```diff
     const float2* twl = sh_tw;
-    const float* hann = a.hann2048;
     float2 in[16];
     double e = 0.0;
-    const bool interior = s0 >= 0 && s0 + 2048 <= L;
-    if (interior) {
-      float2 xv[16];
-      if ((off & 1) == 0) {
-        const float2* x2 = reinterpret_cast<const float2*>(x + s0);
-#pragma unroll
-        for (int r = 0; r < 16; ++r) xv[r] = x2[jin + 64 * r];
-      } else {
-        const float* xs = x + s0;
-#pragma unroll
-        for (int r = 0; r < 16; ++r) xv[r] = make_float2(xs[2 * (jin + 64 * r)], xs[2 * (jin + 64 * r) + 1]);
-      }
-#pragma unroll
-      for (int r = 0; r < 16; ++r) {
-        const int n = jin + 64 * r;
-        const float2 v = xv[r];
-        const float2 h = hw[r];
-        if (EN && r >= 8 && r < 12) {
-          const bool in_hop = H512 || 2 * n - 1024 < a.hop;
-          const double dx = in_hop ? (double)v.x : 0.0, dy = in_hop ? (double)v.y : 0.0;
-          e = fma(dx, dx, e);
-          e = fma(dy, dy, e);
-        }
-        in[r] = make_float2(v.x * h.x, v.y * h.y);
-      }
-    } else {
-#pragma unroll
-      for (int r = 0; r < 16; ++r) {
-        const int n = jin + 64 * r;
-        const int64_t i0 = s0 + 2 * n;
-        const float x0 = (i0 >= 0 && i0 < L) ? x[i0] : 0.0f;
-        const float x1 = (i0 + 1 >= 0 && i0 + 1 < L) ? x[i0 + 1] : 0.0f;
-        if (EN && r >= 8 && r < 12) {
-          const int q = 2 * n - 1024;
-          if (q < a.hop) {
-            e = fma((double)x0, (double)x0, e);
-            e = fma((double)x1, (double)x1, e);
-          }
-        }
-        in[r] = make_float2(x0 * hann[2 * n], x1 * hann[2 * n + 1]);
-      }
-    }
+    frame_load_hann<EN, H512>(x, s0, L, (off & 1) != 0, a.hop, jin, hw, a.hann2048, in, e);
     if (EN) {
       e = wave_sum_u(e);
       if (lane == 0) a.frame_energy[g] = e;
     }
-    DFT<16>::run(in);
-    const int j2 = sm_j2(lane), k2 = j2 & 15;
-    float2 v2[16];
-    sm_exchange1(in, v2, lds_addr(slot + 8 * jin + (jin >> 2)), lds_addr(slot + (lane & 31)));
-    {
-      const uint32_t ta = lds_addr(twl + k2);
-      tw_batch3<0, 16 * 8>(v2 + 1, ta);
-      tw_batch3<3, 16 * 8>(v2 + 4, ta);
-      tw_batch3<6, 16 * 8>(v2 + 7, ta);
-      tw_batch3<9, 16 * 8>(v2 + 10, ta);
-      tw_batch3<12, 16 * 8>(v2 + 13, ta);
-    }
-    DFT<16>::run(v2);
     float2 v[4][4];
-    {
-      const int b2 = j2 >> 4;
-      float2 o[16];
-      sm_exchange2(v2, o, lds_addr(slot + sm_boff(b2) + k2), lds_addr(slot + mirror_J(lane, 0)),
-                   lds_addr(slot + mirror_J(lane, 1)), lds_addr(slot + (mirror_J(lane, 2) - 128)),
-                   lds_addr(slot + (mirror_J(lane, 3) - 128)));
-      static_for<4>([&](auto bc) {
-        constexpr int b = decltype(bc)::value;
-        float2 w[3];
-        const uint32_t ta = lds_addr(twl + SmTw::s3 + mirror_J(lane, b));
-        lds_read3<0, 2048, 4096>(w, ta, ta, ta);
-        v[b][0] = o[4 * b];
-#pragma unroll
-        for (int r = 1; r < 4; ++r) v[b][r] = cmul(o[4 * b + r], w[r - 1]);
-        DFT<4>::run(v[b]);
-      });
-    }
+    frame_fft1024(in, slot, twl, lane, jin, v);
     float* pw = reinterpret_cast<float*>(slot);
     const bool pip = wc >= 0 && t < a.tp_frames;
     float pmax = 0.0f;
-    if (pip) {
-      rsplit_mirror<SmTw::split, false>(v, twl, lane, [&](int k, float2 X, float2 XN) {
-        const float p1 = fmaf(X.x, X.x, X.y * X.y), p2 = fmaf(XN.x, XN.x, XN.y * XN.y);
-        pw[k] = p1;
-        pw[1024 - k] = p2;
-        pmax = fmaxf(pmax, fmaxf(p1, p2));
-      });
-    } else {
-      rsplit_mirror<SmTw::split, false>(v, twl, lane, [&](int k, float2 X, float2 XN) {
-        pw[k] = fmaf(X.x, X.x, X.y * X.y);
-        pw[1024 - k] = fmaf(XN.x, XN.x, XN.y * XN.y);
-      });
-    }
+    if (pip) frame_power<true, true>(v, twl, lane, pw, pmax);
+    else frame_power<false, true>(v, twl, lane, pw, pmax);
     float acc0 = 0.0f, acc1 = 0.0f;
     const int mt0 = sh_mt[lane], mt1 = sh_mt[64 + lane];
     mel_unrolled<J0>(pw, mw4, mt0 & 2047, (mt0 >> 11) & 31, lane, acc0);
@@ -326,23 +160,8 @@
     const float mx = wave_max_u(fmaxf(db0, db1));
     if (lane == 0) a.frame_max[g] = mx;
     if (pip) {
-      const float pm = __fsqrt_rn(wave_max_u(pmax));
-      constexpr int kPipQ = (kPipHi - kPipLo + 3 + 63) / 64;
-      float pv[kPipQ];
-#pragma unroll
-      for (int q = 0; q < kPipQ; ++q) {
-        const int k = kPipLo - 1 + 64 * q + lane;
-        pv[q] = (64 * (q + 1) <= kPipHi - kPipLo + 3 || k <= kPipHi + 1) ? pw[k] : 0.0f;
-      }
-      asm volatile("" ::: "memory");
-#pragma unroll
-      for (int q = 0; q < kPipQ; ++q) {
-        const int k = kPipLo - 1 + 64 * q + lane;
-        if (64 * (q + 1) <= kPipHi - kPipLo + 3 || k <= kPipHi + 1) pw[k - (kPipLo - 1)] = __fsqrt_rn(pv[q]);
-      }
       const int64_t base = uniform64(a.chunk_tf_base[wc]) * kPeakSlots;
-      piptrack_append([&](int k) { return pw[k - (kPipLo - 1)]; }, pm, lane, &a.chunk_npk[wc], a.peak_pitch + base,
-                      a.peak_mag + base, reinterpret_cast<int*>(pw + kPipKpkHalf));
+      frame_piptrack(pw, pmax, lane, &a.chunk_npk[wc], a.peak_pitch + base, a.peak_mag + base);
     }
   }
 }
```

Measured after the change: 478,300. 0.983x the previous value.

========================================

**Required action**
Once you have read the listing, retype it in full, word for word.

**Task result**
```diff
     const float2* twl = sh_tw;
-    const float* hann = a.hann2048;
     float2 in[16];
     double e = 0.0;
-    const bool interior = s0 >= 0 && s0 + 2048 <= L;
-    if (interior) {
-      float2 xv[16];
-      if ((off & 1) == 0) {
-        const float2* x2 = reinterpret_cast<const float2*>(x + s0);
-#pragma unroll
-        for (int r = 0; r < 16; ++r) xv[r] = x2[jin + 64 * r];
-      } else {
-        const float* xs = x + s0;
-#pragma unroll
-        for (int r = 0; r < 16; ++r) xv[r] = make_float2(xs[2 * (jin + 64 * r)], xs[2 * (jin + 64 * r) + 1]);
-      }
-#pragma unroll
-      for (int r = 0; r < 16; ++r) {
-        const int n = jin + 64 * r;
-        const float2 v = xv[r];
-        const float2 h = hw[r];
-        if (EN && r >= 8 && r < 12) {
-          const bool in_hop = H512 || 2 * n - 1024 < a.hop;
-          const double dx = in_hop ? (double)v.x : 0.0, dy = in_hop ? (double)v.y : 0.0;
-          e = fma(dx, dx, e);
-          e = fma(dy, dy, e);
-        }
-        in[r] = make_float2(v.x * h.x, v.y * h.y);
-      }
-    } else {
-#pragma unroll
-      for (int r = 0; r < 16; ++r) {
-        const int n = jin + 64 * r;
-        const int64_t i0 = s0 + 2 * n;
-        const float x0 = (i0 >= 0 && i0 < L) ? x[i0] : 0.0f;
-        const float x1 = (i0 + 1 >= 0 && i0 + 1 < L) ? x[i0 + 1] : 0.0f;
-        if (EN && r >= 8 && r < 12) {
-          const int q = 2 * n - 1024;
-          if (q < a.hop) {
-            e = fma((double)x0, (double)x0, e);
-            e = fma((double)x1, (double)x1, e);
-          }
-        }
-        in[r] = make_float2(x0 * hann[2 * n], x1 * hann[2 * n + 1]);
-      }
-    }
+    frame_load_hann<EN, H512>(x, s0, L, (off & 1) != 0, a.hop, jin, hw, a.hann2048, in, e);
     if (EN) {
       e = wave_sum_u(e);
       if (lane == 0) a.frame_energy[g] = e;
     }
-    DFT<16>::run(in);
-    const int j2 = sm_j2(lane), k2 = j2 & 15;
-    float2 v2[16];
-    sm_exchange1(in, v2, lds_addr(slot + 8 * jin + (jin >> 2)), lds_addr(slot + (lane & 31)));
-    {
-      const uint32_t ta = lds_addr(twl + k2);
-      tw_batch3<0, 16 * 8>(v2 + 1, ta);
-      tw_batch3<3, 16 * 8>(v2 + 4, ta);
-      tw_batch3<6, 16 * 8>(v2 + 7, ta);
-      tw_batch3<9, 16 * 8>(v2 + 10, ta);
-      tw_batch3<12, 16 * 8>(v2 + 13, ta);
-    }
-    DFT<16>::run(v2);
     float2 v[4][4];
-    {
-      const int b2 = j2 >> 4;
-      float2 o[16];
-      sm_exchange2(v2, o, lds_addr(slot + sm_boff(b2) + k2), lds_addr(slot + mirror_J(lane, 0)),
-                   lds_addr(slot + mirror_J(lane, 1)), lds_addr(slot + (mirror_J(lane, 2) - 128)),
-                   lds_addr(slot + (mirror_J(lane, 3) - 128)));
-      static_for<4>([&](auto bc) {
-        constexpr int b = decltype(bc)::value;
-        float2 w[3];
-        const uint32_t ta = lds_addr(twl + SmTw::s3 + mirror_J(lane, b));
-        lds_read3<0, 2048, 4096>(w, ta, ta, ta);
-        v[b][0] = o[4 * b];
-#pragma unroll
-        for (int r = 1; r < 4; ++r) v[b][r] = cmul(o[4 * b + r], w[r - 1]);
-        DFT<4>::run(v[b]);
-      });
-    }
+    frame_fft1024(in, slot, twl, lane, jin, v);
     float* pw = reinterpret_cast<float*>(slot);
     const bool pip = wc >= 0 && t < a.tp_frames;
     float pmax = 0.0f;
-    if (pip) {
-      rsplit_mirror<SmTw::split, false>(v, twl, lane, [&](int k, float2 X, float2 XN) {
-        const float p1 = fmaf(X.x, X.x, X.y * X.y), p2 = fmaf(XN.x, XN.x, XN.y * XN.y);
-        pw[k] = p1;
-        pw[1024 - k] = p2;
-        pmax = fmaxf(pmax, fmaxf(p1, p2));
-      });
-    } else {
-      rsplit_mirror<SmTw::split, false>(v, twl, lane, [&](int k, float2 X, float2 XN) {
-        pw[k] = fmaf(X.x, X.x, X.y * X.y);
-        pw[1024 - k] = fmaf(XN.x, XN.x, XN.y * XN.y);
-      });
-    }
+    if (pip) frame_power<true, true>(v, twl, lane, pw, pmax);
+    else frame_power<false, true>(v, twl, lane, pw, pmax);
     float acc0 = 0.0f, acc1 = 0.0f;
     const int mt0 = sh_mt[lane], mt1 = sh_mt[64 + lane];
     mel_unrolled<J0>(pw, mw4, mt0 & 2047, (mt0 >> 11) & 31, lane, acc0);
@@ -326,23 +160,8 @@
     const float mx = wave_max_u(fmaxf(db0, db1));
     if (lane == 0) a.frame_max[g] = mx;
     if (pip) {
-      const float pm = __fsqrt_rn(wave_max_u(pmax));
-      constexpr int kPipQ = (kPipHi - kPipLo + 3 + 63) / 64;
-      float pv[kPipQ];
-#pragma unroll
-      for (int q = 0; q < kPipQ; ++q) {
-        const int k = kPipLo - 1 + 64 * q + lane;
-        pv[q] = (64 * (q + 1) <= kPipHi - kPipLo + 3 || k <= kPipHi + 1) ? pw[k] : 0.0f;
-      }
-      asm volatile("" ::: "memory");
-#pragma unroll
-      for (int q = 0; q < kPipQ; ++q) {
-        const int k = kPipLo - 1 + 64 * q + lane;
-        if (64 * (q + 1) <= kPipHi - kPipLo + 3 || k <= kPipHi + 1) pw[k - (kPipLo - 1)] = __fsqrt_rn(pv[q]);
-      }
       const int64_t base = uniform64(a.chunk_tf_base[wc]) * kPeakSlots;
-      piptrack_append([&](int k) { return pw[k - (kPipLo - 1)]; }, pm, lane, &a.chunk_npk[wc], a.peak_pitch + base,
-                      a.peak_mag + base, reinterpret_cast<int*>(pw + kPipKpkHalf));
+      frame_piptrack(pw, pmax, lane, &a.chunk_npk[wc], a.peak_pitch + base, a.peak_mag + base);
     }
   }
 }
```

Measured after the change: 478,300. 0.983x the previous value.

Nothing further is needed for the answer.